Once the line containing "const uint32_t c" is found in the entries below, reproduce it and every line after it, stopping at and including the line containing "const uint4* hi;"; reproduce nothing else, and keep each line exact.

--- DATA SHOWN ---

struct FinalPermLanes {
    uint32_t src1, src2, off;
};
__device__ __forceinline__ FinalPermLanes final_perm_lanes(uint32_t lane, const uint32_t tab_off[4]) {
    const uint32_t c = (lane >> 2) & 7u, h = lane >> 5;
    const uint32_t g = ((uint32_t)__popc(c) & 1u) + 2u * h;
    const uint32_t i = 4u * (c >> 1) + (lane & 3u);
    const uint32_t l = lane & 3u, q = lane >> 2, m = q >> 2;
    const uint32_t b = (l & 1u) ^ ((uint32_t)__popc(m) & 1u);
    FinalPermLanes f;
    f.src1 = 4u * i + g;
    f.src2 = 32u * (l >> 1) + 4u * (2u * m + b) + (q & 3u);
    f.off = g == 0u ? tab_off[0] : g == 1u ? tab_off[1] : g == 2u ? tab_off[2] : tab_off[3];
    return f;
}
template <int CTRL>
__device__ __forceinline__ uint4 dpp4(uint4 v) {
    return make_uint4((uint32_t)__builtin_amdgcn_mov_dpp((int)v.x, CTRL, 0xF, 0xF, false),
                      (uint32_t)__builtin_amdgcn_mov_dpp((int)v.y, CTRL, 0xF, 0xF, false),
                      (uint32_t)__builtin_amdgcn_mov_dpp((int)v.z, CTRL, 0xF, 0xF, false),
                      (uint32_t)__builtin_amdgcn_mov_dpp((int)v.w, CTRL, 0xF, 0xF, false));
}
template <class MUL>
__device__ __forceinline__ uint4 final_perm(uint4 A, const FinalPermLanes& fp, MUL&& mul) {
    const uint4 a = shfl4(A, fp.src1);
    uint4 v = shfl4(mul(a, fp.off), fp.src2);
    v = xor4(v, dpp4<0xB1>(v));
    return xor4(v, dpp4<0x4E>(v));
}

struct GhFullPerm {
    const uint4* full;
    const void* base;
    FinalPermLanes fp;
    __device__ __forceinline__ uint4 horner(uint4 a, uint32_t) const {
        return gf_mul_full(a, make_uint4(0, 0, 0, 0), full);
    }
    __device__ __forceinline__ uint4 final(uint4 A, uint32_t, uint32_t) const {
        return final_perm(A, fp, [&](uint4 a, uint32_t off) { return gf_mul_pos_off(a, base, off); });
    }
};

template <class OFF>
__device__ __forceinline__ uint4 tree_final(uint4 A, uint32_t lane, uint32_t lg, const uint4* base, OFF&& shoup_off) {
    uint4 V = A;
    for (uint32_t i = 0; i < lg; i++) V = xor4(gf_mul_shoup(V, shoup_off(i), base), shfl_down4(V, 1u << i));
    V = gf_mul_shoup(V, shoup_off(0u), base);
    return shfl4(V, lane & ~((1u << lg) - 1u));
}

#ifndef NEB_TAIL_TREE
#define NEB_TAIL_TREE 0
#endif
struct GhShoup64 {
    const uint4* m16;
    const uint4* shoup;
    const uint4* pos;
    const uint4* hi;
    __device__ __forceinline__ uint4 horner(uint4 a, uint32_t) const { return gf_mul_pos(a, pos); }
    __device__ __forceinline__ uint4 final(uint4 A, uint32_t lane, uint32_t lg) const {
#if NEB_TAIL_TREE
        return tree_final(A, lane, lg, shoup, [](uint32_t i) { return i * 256u; });
#else
        const uint32_t b = lane & 15u, a = (lane >> 4) & 3u;
        uint4 V = gf_mul_shoup(A, (15u - b) * 256u, m16);
        V = xor4(V, shfl_xor4(V, 8));
        V = xor4(V, shfl_xor4(V, 4));
        V = xor4(V, shfl_xor4(V, 2));
        V = xor4(V, shfl_xor4(V, 1));
        const uint4 W = gf_mul_shoup(V, (a < 3u ? 2u - a : 0u) * 256u, hi);
        V = a < 3u ? W : V;
        V = xor4(V, shfl_xor4(V, 16));
        return xor4(V, shfl_xor4(V, 32));
#endif
    }
};

struct GhChunk4 {
    const uint4* shoup;
    const uint4* pos;
    __device__ __forceinline__ uint4 horner(uint4 a, uint32_t) const { return gf_mul_pos(a, pos); }
    __device__ __forceinline__ uint4 final(uint4 A, uint32_t lane, uint32_t) const {
        const uint32_t ln = lane;
        const uint32_t tab_off[4] = {3u * 256u, 2u * 256u, 256u, 0u};
        return final_perm(A, final_perm_lanes(ln, tab_off),
                          [&](uint4 a, uint32_t off) { return gf_mul_shoup(a, off, shoup); });
    }
};
struct GhChunkTail {
    const uint4* shoup;
    const uint4* pos;
    __device__ __forceinline__ uint4 horner(uint4 a, uint32_t) const { return gf_mul_pos(a, pos); }
    __device__ __forceinline__ uint4 final(uint4 A, uint32_t lane, uint32_t lg) const {
        const uint32_t ln = lane;
        const uint32_t tab_off[4] = {3u * 256u, 2u * 256u, 256u, 0u};
        const uint4 Q = final_perm(A, final_perm_lanes(ln, tab_off),
                                   [&](uint4 a, uint32_t off) { return gf_mul_shoup(a, off, shoup); });
        const uint32_t a = (ln >> 2) & ((1u << (lg - 2u)) - 1u);
        const uint4 W = sel4((a & 1u) != 0u, Q, gf_mul_shoup(Q, 3u * 256u, shoup));
        const uint4 P = xor4(W, shfl_xor4(W, 4));
        if (lg == 3u) return P;
        const uint4 U = sel4((a & 2u) != 0u, P, gf_mul_shoup(P, 4u * 256u, shoup));
        return xor4(U, shfl_xor4(U, 8));
    }
};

---

- [TASK RESPONSE]:
    const uint32_t c = (lane >> 2) & 7u, h = lane >> 5;
    const uint32_t g = ((uint32_t)__popc(c) & 1u) + 2u * h;
    const uint32_t i = 4u * (c >> 1) + (lane & 3u);
    const uint32_t l = lane & 3u, q = lane >> 2, m = q >> 2;
    const uint32_t b = (l & 1u) ^ ((uint32_t)__popc(m) & 1u);
    FinalPermLanes f;
    f.src1 = 4u * i + g;
    f.src2 = 32u * (l >> 1) + 4u * (2u * m + b) + (q & 3u);
    f.off = g == 0u ? tab_off[0] : g == 1u ? tab_off[1] : g == 2u ? tab_off[2] : tab_off[3];
    return f;
}
template <int CTRL>
__device__ __forceinline__ uint4 dpp4(uint4 v) {
    return make_uint4((uint32_t)__builtin_amdgcn_mov_dpp((int)v.x, CTRL, 0xF, 0xF, false),
                      (uint32_t)__builtin_amdgcn_mov_dpp((int)v.y, CTRL, 0xF, 0xF, false),
                      (uint32_t)__builtin_amdgcn_mov_dpp((int)v.z, CTRL, 0xF, 0xF, false),
                      (uint32_t)__builtin_amdgcn_mov_dpp((int)v.w, CTRL, 0xF, 0xF, false));
}
template <class MUL>
__device__ __forceinline__ uint4 final_perm(uint4 A, const FinalPermLanes& fp, MUL&& mul) {
    const uint4 a = shfl4(A, fp.src1);
    uint4 v = shfl4(mul(a, fp.off), fp.src2);
    v = xor4(v, dpp4<0xB1>(v));
    return xor4(v, dpp4<0x4E>(v));
}

struct GhFullPerm {
    const uint4* full;
    const void* base;
    FinalPermLanes fp;
    __device__ __forceinline__ uint4 horner(uint4 a, uint32_t) const {
        return gf_mul_full(a, make_uint4(0, 0, 0, 0), full);
    }
    __device__ __forceinline__ uint4 final(uint4 A, uint32_t, uint32_t) const {
        return final_perm(A, fp, [&](uint4 a, uint32_t off) { return gf_mul_pos_off(a, base, off); });
    }
};

template <class OFF>
__device__ __forceinline__ uint4 tree_final(uint4 A, uint32_t lane, uint32_t lg, const uint4* base, OFF&& shoup_off) {
    uint4 V = A;
    for (uint32_t i = 0; i < lg; i++) V = xor4(gf_mul_shoup(V, shoup_off(i), base), shfl_down4(V, 1u << i));
    V = gf_mul_shoup(V, shoup_off(0u), base);
    return shfl4(V, lane & ~((1u << lg) - 1u));
}

#ifndef NEB_TAIL_TREE
#define NEB_TAIL_TREE 0
#endif
struct GhShoup64 {
    const uint4* m16;
    const uint4* shoup;
    const uint4* pos;
    const uint4* hi;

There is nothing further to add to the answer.